The little guy had really given offered something of substance to reflect on. Pushing the project a little further I asked, "So that’s a great explanation of what the real hametz is that we’re looking for, let’s try it in each room. And as we went from room to room, to my chagrin, they revealed lots of difficult moments which left each of us looking pretty shmutzed up.
The next question came: "Why do we have the feather?"
The older one put it perfectly, acute impatience in his voice that I even had to ask.
"MOM, you wouldn't want to use a pitch fork would you, not on our feelings?"
So we went from room to room, reflecting on the aspects of shmutz that had gotten onto our relationships in the home, collecting lint and crumbs, bobby pins and a missing sock - representative of our family chametz.
"So, Mom, why the spoon? We already know its for korban Pesach, to symbolize the Passover sacrifice that the Israelites did in the wilderness. What did sacrifice mean in those days? Why do we take the hametz and burn it up in the spoon?"
How do you explain "resistance" to kids? That people don't change so easily. All we can do is collect our little piles of shmutz from the year, lay them on the altar of our intentions and focus the light of hope and love such that some of our shmutz burns away. Ancient rather than archaic, the ritual turns out to be designed to help your mistakes decay into personal fossil fuel, which then becomes a source of energy for living with greater consciousness.
Who has time for all of this? It can be a sobering exercise to open up all cabinets and contemplate what’s within. What will be revealed? Truth to tell, some head for a kosher resort, or a cruise, and there are always paper plates. However, the drama is your life, and you are resetting the stage for transformation. More rigorous aspects of this practice include efforts such as changing over all of the dishes, pots and pans by putting out sets of these reserved for Passover only. Also, taping shut cabinets that hold the year-long sets of dishes, silverware, pots. What is really going on?

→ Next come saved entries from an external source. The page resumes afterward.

__device__ __forceinline__ uint32_t popc_range(const unsigned long long *__restrict__ w, uint64_t a, uint64_t b)
{
    if (a >= b) return 0;
    const uint64_t wa = a >> 6, wb = (b - 1) >> 6;
    const unsigned long long ma = ~0ull << (a & 63u), mb = ~0ull >> (63u - ((b - 1) & 63u));
    if (wa == wb) return (uint32_t)__popcll(w[wa] & ma & mb);
    uint32_t c = (uint32_t)__popcll(w[wa] & ma) + (uint32_t)__popcll(w[wb] & mb);
    for (uint64_t i = wa + 1; i < wb; ++i) c += (uint32_t)__popcll(w[i]);
    return c;
}

constexpr int FIN_THREADS = 256;
template <bool BITS>
__global__ __launch_bounds__(FIN_THREADS) void k_finish_nodes(sw_node *__restrict__ nodes, uint64_t n_nodes, const uint64_t *__restrict__ node_hash,
                                                              const uint32_t *__restrict__ node_start, uint64_t base, uint64_t end,
                                                              const unsigned long long *__restrict__ tbits,
                                                              const unsigned long long *__restrict__ nbits, double inv_tar, double inv_neg)
{
    static_assert(sizeof(sw_node) == 40, "five 8-byte words per node");
    __shared__ __align__(16) unsigned long long stage[FIN_THREADS * 5];
    const uint64_t i0 = (uint64_t)blockIdx.x * FIN_THREADS, i = i0 + threadIdx.x;
    if (i < n_nodes) {
        const uint32_t a = node_start[i];
        const uint64_t b = i + 1 < n_nodes ? (uint64_t)node_start[i + 1] : end - base;
        uint32_t n_tar = 0, n_neg = 0;
        double pen = 0.0;
        if (BITS) {
            n_tar = popc_range(tbits, a, b);
            n_neg = popc_range(nbits, a, b);
            {
#pragma clang fp contract(off)
                const double ft = (double)n_tar * inv_tar;
                const double fn = (double)n_neg * inv_neg;
                const double omf = 1.0 - ft;
                const double aa = omf * omf;
                const double bb = fn * fn;
                const double sum = aa + bb;
                pen = __dsqrt_rn(sum);
            }
        }
        unsigned long long *w = stage + threadIdx.x * 5;
        w[0] = node_hash[i];
        w[1] = base + a;
        w[2] = base + b;
        w[3] = ((unsigned long long)n_neg << 32) | n_tar;
        w[4] = (unsigned long long)__double_as_longlong(pen);
    }
    __syncthreads();
    const uint64_t cnt = min((uint64_t)FIN_THREADS, n_nodes - i0);
    const uint32_t n16 = (uint32_t)(cnt * 40 / 16), tail8 = (uint32_t)((cnt * 40) % 16) / 8;
    uint4 *dst = reinterpret_cast<uint4 *>(nodes + i0);
    const uint4 *src = reinterpret_cast<const uint4 *>(stage);
    for (uint32_t t = threadIdx.x; t < n16; t += FIN_THREADS) dst[t] = src[t];
    if (tail8 && threadIdx.x == 0) reinterpret_cast<unsigned long long *>(nodes + i0)[n16 * 2] = stage[n16 * 2];
}

__global__ void k_rec_flag(const uint32_t *__restrict__ rec_asm, const uint8_t *__restrict__ is_target, uint64_t n_records,
                           uint32_t *__restrict__ rec_flag)
{
    const uint64_t r = (uint64_t)blockIdx.x * blockDim.x + threadIdx.x;
    if (r < n_records) {
        const uint32_t a = rec_asm[r];
        rec_flag[r] = (a << 1) | ((is_target && is_target[a]) ? 1u : 0u);
    }
}

constexpr unsigned long long TABLE_EMPTY = ~0ull;
__device__ __forceinline__ uint64_t table_mix(uint64_t x)
{
    return x ^ (x >> 29);
}

__global__ void k_table_build(const sw_node *__restrict__ nodes, uint64_t n_nodes, ulonglong2 *__restrict__ slots, uint64_t mask,
                              uint32_t *__restrict__ rank_of_empty_key)
{
    const uint64_t r = (uint64_t)blockIdx.x * blockDim.x + threadIdx.x;
    if (r >= n_nodes) return;
    const unsigned long long h = nodes[r].hash;
    if (h == TABLE_EMPTY) {
        *rank_of_empty_key = (uint32_t)r;
        return;
    }
    uint64_t s = table_mix(h) & mask;
    for (;;) {
        const unsigned long long old = atomicCAS(&slots[s].x, TABLE_EMPTY, h);
        if (old == TABLE_EMPTY) {
            slots[s].y = r;
            return;
        }
        s = (s + 1) & mask;
    }
}

__global__ void k_table_lookup(const uint64_t *__restrict__ hash, uint64_t n, const ulonglong2 *__restrict__ slots, uint64_t mask,
                               const uint32_t *__restrict__ rank_of_empty_key, uint32_t *__restrict__ rank)
{
    const uint64_t i = (uint64_t)blockIdx.x * blockDim.x + threadIdx.x;
    if (i >= n) return;
    const unsigned long long h = hash[i];
    if (h == TABLE_EMPTY) {
        rank[i] = *rank_of_empty_key;
        return;
    }
    uint64_t s = table_mix(h) & mask;
    for (;;) {
        const ulonglong2 e = slots[s];
        if (e.x == h) {
            rank[i] = (uint32_t)e.y;
            return;
        }
        if (e.x == TABLE_EMPTY) {
            rank[i] = 0xFFFFFFFFu;
            return;
        }
        s = (s + 1) & mask;
    }
}

__global__ __launch_bounds__(1024) void k_unsort_bucket(const uint64_t *__restrict__ uval, uint64_t n, uint32_t *__restrict__ rank)
{
    __shared__ uint32_t sr[UNSORT_RANGE];
    const uint64_t b0 = (uint64_t)blockIdx.x * UNSORT_RANGE;
    const uint32_t cnt = (uint32_t)min((uint64_t)UNSORT_RANGE, n - b0);
#pragma unroll
    for (uint32_t h = 0; h < UNSORT_RANGE / 1024u; h += 8) {
        uint64_t v[8];
#pragma unroll
        for (uint32_t j = 0; j < 8; ++j) {
            const uint32_t t = threadIdx.x + (h + j) * 1024u;
            v[j] = t < cnt ? uval[b0 + t] : 0ull;
        }
#pragma unroll
        for (uint32_t j = 0; j < 8; ++j)
            if (threadIdx.x + (h + j) * 1024u < cnt) sr[(uint32_t)(v[j] >> 32) & (UNSORT_RANGE - 1u)] = (uint32_t)v[j];
    }
    __syncthreads();
    for (uint32_t t = threadIdx.x; t < cnt; t += 1024) rank[b0 + t] = sr[t];
}

__global__ void k_node_starts(const sw_node *__restrict__ nodes, uint64_t n_nodes, uint32_t *__restrict__ start)
{
    const uint64_t i = (uint64_t)blockIdx.x * blockDim.x + threadIdx.x;
    if (i < n_nodes) start[i] = (uint32_t)nodes[i].start;
}

__global__ void k_occ_rows(const sw_kmer *__restrict__ kmers, const sw_node *__restrict__ nodes,
                           const uint32_t *__restrict__ start, uint64_t n_nodes, uint64_t n_kmers, uint64_t rec_offset,
                           uint64_t *__restrict__ rows)
{
    const uint64_t s = (uint64_t)blockIdx.x * blockDim.x + threadIdx.x;
    if (s >= n_kmers) return;
    uint64_t lo = 0, hi = n_nodes;
    while (hi - lo > 1) {
        const uint64_t mid = (lo + hi) >> 1;
        if (start[mid] <= s) lo = mid; else hi = mid;
    }
    rows[2 * s] = nodes[lo].hash;
    rows[2 * s + 1] = (uint64_t)kmers[s].pos | (((uint64_t)kmers[s].record_idx + rec_offset) << 32);
}

__global__ void k_strided_copy(const uint64_t *__restrict__ src, uint32_t stride, uint32_t col, uint64_t n,
                               uint64_t *__restrict__ dst)
{
    const uint64_t i = (uint64_t)blockIdx.x * blockDim.x + threadIdx.x;
    if (i < n) dst[i] = src[i * stride + col];
}

__global__ void k_gather_col(const uint64_t *__restrict__ rows, uint32_t stride, uint32_t col,
                             const uint32_t *__restrict__ idx, uint64_t n, uint64_t *__restrict__ dst)
{
    const uint64_t i = (uint64_t)blockIdx.x * blockDim.x + threadIdx.x;
    if (i < n) dst[i] = rows[(uint64_t)idx[i] * stride + col];
}

__global__ void k_rebase_nodes(sw_node *__restrict__ nodes, uint64_t n_nodes, uint64_t base)
{
    const uint64_t i = (uint64_t)blockIdx.x * blockDim.x + threadIdx.x;
    if (i < n_nodes) {
        nodes[i].start += base;
        nodes[i].stop += base;
    }
}

struct PairHeadFlag {
    const uint64_t *a, *b;
    __host__ __device__ uint32_t operator()(uint64_t s) const
    {
        return (s == 0 || a[s] != a[s - 1] || b[s] != b[s - 1]) ? 1u : 0u;
    }
};

__global__ void k_merge_edge_heads(const uint64_t *__restrict__ f, const uint64_t *__restrict__ sd,
                                   const uint32_t *__restrict__ ecum, uint64_t n, uint64_t *__restrict__ edge_start)
{
    const uint64_t s = (uint64_t)blockIdx.x * blockDim.x + threadIdx.x;
    if (s >= n) return;
    if (s == 0 || f[s] != f[s - 1] || sd[s] != sd[s - 1]) edge_start[ecum[s] - 1] = s;
}

__global__ void k_merge_edges(const uint64_t *__restrict__ f, const uint64_t *__restrict__ sd,
                              const uint64_t *__restrict__ wcum, const uint64_t *__restrict__ edge_start,
                              uint64_t n_edges, uint64_t n, sw_edge *__restrict__ edges)
{
    const uint64_t e = (uint64_t)blockIdx.x * blockDim.x + threadIdx.x;
    if (e >= n_edges) return;
    const uint64_t s = edge_start[e];
    const uint64_t s1 = (e + 1 < n_edges) ? edge_start[e + 1] : n;
    edges[e].first = f[s];
    edges[e].second = sd[s];
    edges[e].weight = wcum[s1 - 1] - (s ? wcum[s - 1] : 0ull);
}

__global__ void k_lower_bounds(const sw_node *__restrict__ nodes, uint64_t n_nodes, uint64_t n_kmers,
                               const sw_edge *__restrict__ edges, uint64_t n_edges, const uint64_t *__restrict__ nb,
                               const uint64_t *__restrict__ eb, uint32_t n_bounds, uint64_t *__restrict__ occ_split,
                               uint64_t *__restrict__ edge_split)
{
    const uint32_t j = blockIdx.x * blockDim.x + threadIdx.x;
    if (j >= n_bounds) return;
    {
        uint64_t lo = 0, hi = n_nodes;
        while (lo < hi) {
            const uint64_t mid = (lo + hi) >> 1;
            if (nodes[mid].hash < nb[j]) lo = mid + 1; else hi = mid;
        }
        occ_split[j] = (lo < n_nodes) ? nodes[lo].start : n_kmers;
    }
    {
        uint64_t lo = 0, hi = n_edges;
        while (lo < hi) {
            const uint64_t mid = (lo + hi) >> 1;
            if (edges[mid].first < eb[j]) lo = mid + 1; else hi = mid;
        }
        edge_split[j] = lo;
    }
}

Since your home is a temple for your personal life, this Passover practice is a reminder to check that what you have on-site meets your criteria for sacred. Do this with friends, partners, children, help elders to prepare too. Closets in the children’s rooms can be memorable visits when done without punitive intent, just let their spirits and yours "see;" remember to include your study and the bathroom cabinets. A friend did this and what she saw through the mess in her daughter’s room was a troubled soul. She hadn’t really grasped just how badly this child was doing in life.
Cleaning is another kind of seder, way of creating "order." This ordering effect also takes hold when you restock and restack your cabinets after the holiday. Everything that is hametz goes out of the house. This means anything that could have been open to contact with leavened products. Some engage in a ritual of selling their hametz to, or having it held by, a non-Jewish person for a nominal sum.
Would that it could be as easy to release emotional hametz, like toxic memories lingering in objects better dispatched than retained. There is a paradox in the search for hametz. It is intended to commemorate the haste with which the Israelites leave Egypt; because of this the dough didn’t have time to rise and became flat bread, symbolized by matzah. Yet, it is the lack of haste and the increased attention to the detail of removing the hametz, that is the focus of this practice designed by our ancestors to help us reset the stage of our lives, that our intended new vision for living might emerge and actually be realized.
*Note: Hametz is also transliterated from the Hebrew as chometz, chametz, homers, and chumetz, among other variations. It is pronounced chah-meytz in modern Hebrew and chuh-metz in Ashkenizi parlance.